Task requirements:
Copy the entries exactly. Leave nothing out and add nothing.

Exercise data:
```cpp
__global__ __launch_bounds__(256, 5) void gather_probe_kernel(RenderParams P, unsigned nrec, int iters, unsigned* out) {
  const WalkRsrc r = wide_rsrc(P);
  unsigned x = (blockIdx.x * 256u + threadIdx.x) * 2654435761u + 12345u;
  unsigned acc = 0;
  for (int i = 0; i < iters; i++) {
// ... 332 lines not shown
```

### dogeray_amd/csrc/kernels_render.hip

```cpp
#include <hip/hip_runtime.h>

#include "device_core.hpp"
#include "device_coop.hpp"
#include "kernels.hpp"
#include "../../include/dogeray_amd.h"

namespace dr {

template <bool COUNT, int MODE, int OCC>
__global__ __launch_bounds__(256, OCC) void render_kernel(RenderParams P) {
  __shared__ int lds_stack[MODE == DR_TRAVERSAL_ORDERED ? ORDERED_STACK * 256 : (MODE == DR_TRAVERSAL_WIDE ? WIDE_STACK * 256 : 1)];
  const int wave = threadIdx.x >> 6, lane = threadIdx.x & 63;
  const int tile = blockIdx.x * 4 + wave;
  Ctr c = {0, 0, 0, 0, 0, 0, 0, 0};
  if (tile < P.ncols * P.gy) {
    const int col = tile / P.gy, by = tile - col * P.gy;
    const int bx = P.stripe_rem + col * P.stripe_mod;
    const int x = bx * 8 + (lane >> 3), y = by * 8 + (lane & 7);
    if (MODE == DR_TRAVERSAL_ORDERED) {
      int* stack = lds_stack + wave * (ORDERED_STACK * 64) + lane;
      auto closest = [&](V3 o, V3 d, Ctr& cc) { return closest_hit_ordered<COUNT>(P.pairs, P.prims, o, d, cc, stack); };
      render_pixel<COUNT>(P, closest, x, y, c);
    } else if (MODE == DR_TRAVERSAL_WIDE) {
      const WalkRsrc wide = wide_rsrc(P);
      int* stack = lds_stack + wave * (WIDE_STACK * 64) + lane;
      auto closest = [&](V3 o, V3 d, Ctr& cc) { return closest_hit_wide<COUNT>(wide, P.wide_pmax, P.wide_mu.e, P.wide_mu.l, P.wide_mu.v, o, d, cc, stack); };
      render_pixel<COUNT>(P, closest, x, y, c);
    } else {
      const WalkRsrc walk = walk_rsrc(P);
      auto closest = [&](V3 o, V3 d, Ctr& cc) { return closest_hit_threaded<COUNT>(walk, o, d, cc); };
      render_pixel<COUNT>(P, closest, x, y, c);
    }
  }
  if (COUNT) {
    unsigned v[8] = {c.rays, c.V, c.L, c.S, c.T, c.samples, c.trav_slots, c.ray_slots};
    for (int k = 0; k < 8; k++) {
      unsigned long long s = v[k];
      for (int off = 32; off > 0; off >>= 1) s += __shfl_xor(s, off, 64);
      if (lane == 0 && s) atomicAdd(&P.counters[STAT_RAYS + k], s);
    }
  }
}


constexpr int PCODE_SPLIT = (int)0x80000000, PCODE_MASK = 0x7fffffff;
constexpr int SHARE_ALONE = -1, SHARE_OWNER = 64;
enum WideStashWord { WS_TOP = 0, WS_W1, WS_COLOR_X, WS_COLOR_Y, WS_COLOR_Z, WS_XY, WS_PCODE, WS_SAMPLE, WS_STEPS, WS_RSTART, WS_BOUNCE = WS_RSTART };
constexpr int WS_W1_SP_BYTE = 0, WS_W1_GRADE_BYTE = 1, WS_W1_FRAME_HALF = 1;
constexpr int XCH_OFF = (WIDE_STACK + WS_STEPS) * 64, XCH_MAX = 16, XCH_FIELDS = 8;
enum XchField { XCH_OX = 0, XCH_OY, XCH_OZ, XCH_DX, XCH_DY, XCH_DZ, XCH_WORD, XCH_ROOT };
static_assert(WS_RSTART + 1 == WIDE_STASH && XCH_MAX * XCH_FIELDS == (WIDE_STASH - WS_STEPS) * 64 && XCH_ROOT + 1 == XCH_FIELDS, "stash layout");
enum ThreadedStashWord { TS_V0X = 0, TS_C, TS_D = TS_C + 4, TS_INFO = TS_D + 4, TS_PARKED, TS_INV_X, TS_INV_Y, TS_INV_Z, TS_COLOR_X, TS_COLOR_Y, TS_COLOR_Z, TS_PX, TS_PY,
                         TS_PCODE, TS_FRAME, TS_SAMPLE, TS_STEPS, TS_RSTART, TS_WORDS };
static_assert(TS_WORDS * 64 == WAVE_LDS_DWORDS, "stash layout");
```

Response:
```cpp
__global__ __launch_bounds__(256, 5) void gather_probe_kernel(RenderParams P, unsigned nrec, int iters, unsigned* out) {
  const WalkRsrc r = wide_rsrc(P);
  unsigned x = (blockIdx.x * 256u + threadIdx.x) * 2654435761u + 12345u;
  unsigned acc = 0;
  for (int i = 0; i < iters; i++) {
// ... 332 lines not shown
```

### dogeray_amd/csrc/kernels_render.hip

```cpp
#include <hip/hip_runtime.h>

#include "device_core.hpp"
#include "device_coop.hpp"
#include "kernels.hpp"
#include "../../include/dogeray_amd.h"

namespace dr {

template <bool COUNT, int MODE, int OCC>
__global__ __launch_bounds__(256, OCC) void render_kernel(RenderParams P) {
  __shared__ int lds_stack[MODE == DR_TRAVERSAL_ORDERED ? ORDERED_STACK * 256 : (MODE == DR_TRAVERSAL_WIDE ? WIDE_STACK * 256 : 1)];
  const int wave = threadIdx.x >> 6, lane = threadIdx.x & 63;
  const int tile = blockIdx.x * 4 + wave;
  Ctr c = {0, 0, 0, 0, 0, 0, 0, 0};
  if (tile < P.ncols * P.gy) {
    const int col = tile / P.gy, by = tile - col * P.gy;
    const int bx = P.stripe_rem + col * P.stripe_mod;
    const int x = bx * 8 + (lane >> 3), y = by * 8 + (lane & 7);
    if (MODE == DR_TRAVERSAL_ORDERED) {
      int* stack = lds_stack + wave * (ORDERED_STACK * 64) + lane;
      auto closest = [&](V3 o, V3 d, Ctr& cc) { return closest_hit_ordered<COUNT>(P.pairs, P.prims, o, d, cc, stack); };
      render_pixel<COUNT>(P, closest, x, y, c);
    } else if (MODE == DR_TRAVERSAL_WIDE) {
      const WalkRsrc wide = wide_rsrc(P);
      int* stack = lds_stack + wave * (WIDE_STACK * 64) + lane;
      auto closest = [&](V3 o, V3 d, Ctr& cc) { return closest_hit_wide<COUNT>(wide, P.wide_pmax, P.wide_mu.e, P.wide_mu.l, P.wide_mu.v, o, d, cc, stack); };
      render_pixel<COUNT>(P, closest, x, y, c);
    } else {
      const WalkRsrc walk = walk_rsrc(P);
      auto closest = [&](V3 o, V3 d, Ctr& cc) { return closest_hit_threaded<COUNT>(walk, o, d, cc); };
      render_pixel<COUNT>(P, closest, x, y, c);
    }
  }
  if (COUNT) {
    unsigned v[8] = {c.rays, c.V, c.L, c.S, c.T, c.samples, c.trav_slots, c.ray_slots};
    for (int k = 0; k < 8; k++) {
      unsigned long long s = v[k];
      for (int off = 32; off > 0; off >>= 1) s += __shfl_xor(s, off, 64);
      if (lane == 0 && s) atomicAdd(&P.counters[STAT_RAYS + k], s);
    }
  }
}


constexpr int PCODE_SPLIT = (int)0x80000000, PCODE_MASK = 0x7fffffff;
constexpr int SHARE_ALONE = -1, SHARE_OWNER = 64;
enum WideStashWord { WS_TOP = 0, WS_W1, WS_COLOR_X, WS_COLOR_Y, WS_COLOR_Z, WS_XY, WS_PCODE, WS_SAMPLE, WS_STEPS, WS_RSTART, WS_BOUNCE = WS_RSTART };
constexpr int WS_W1_SP_BYTE = 0, WS_W1_GRADE_BYTE = 1, WS_W1_FRAME_HALF = 1;
constexpr int XCH_OFF = (WIDE_STACK + WS_STEPS) * 64, XCH_MAX = 16, XCH_FIELDS = 8;
enum XchField { XCH_OX = 0, XCH_OY, XCH_OZ, XCH_DX, XCH_DY, XCH_DZ, XCH_WORD, XCH_ROOT };
static_assert(WS_RSTART + 1 == WIDE_STASH && XCH_MAX * XCH_FIELDS == (WIDE_STASH - WS_STEPS) * 64 && XCH_ROOT + 1 == XCH_FIELDS, "stash layout");
enum ThreadedStashWord { TS_V0X = 0, TS_C, TS_D = TS_C + 4, TS_INFO = TS_D + 4, TS_PARKED, TS_INV_X, TS_INV_Y, TS_INV_Z, TS_COLOR_X, TS_COLOR_Y, TS_COLOR_Z, TS_PX, TS_PY,
                         TS_PCODE, TS_FRAME, TS_SAMPLE, TS_STEPS, TS_RSTART, TS_WORDS };
static_assert(TS_WORDS * 64 == WAVE_LDS_DWORDS, "stash layout");
```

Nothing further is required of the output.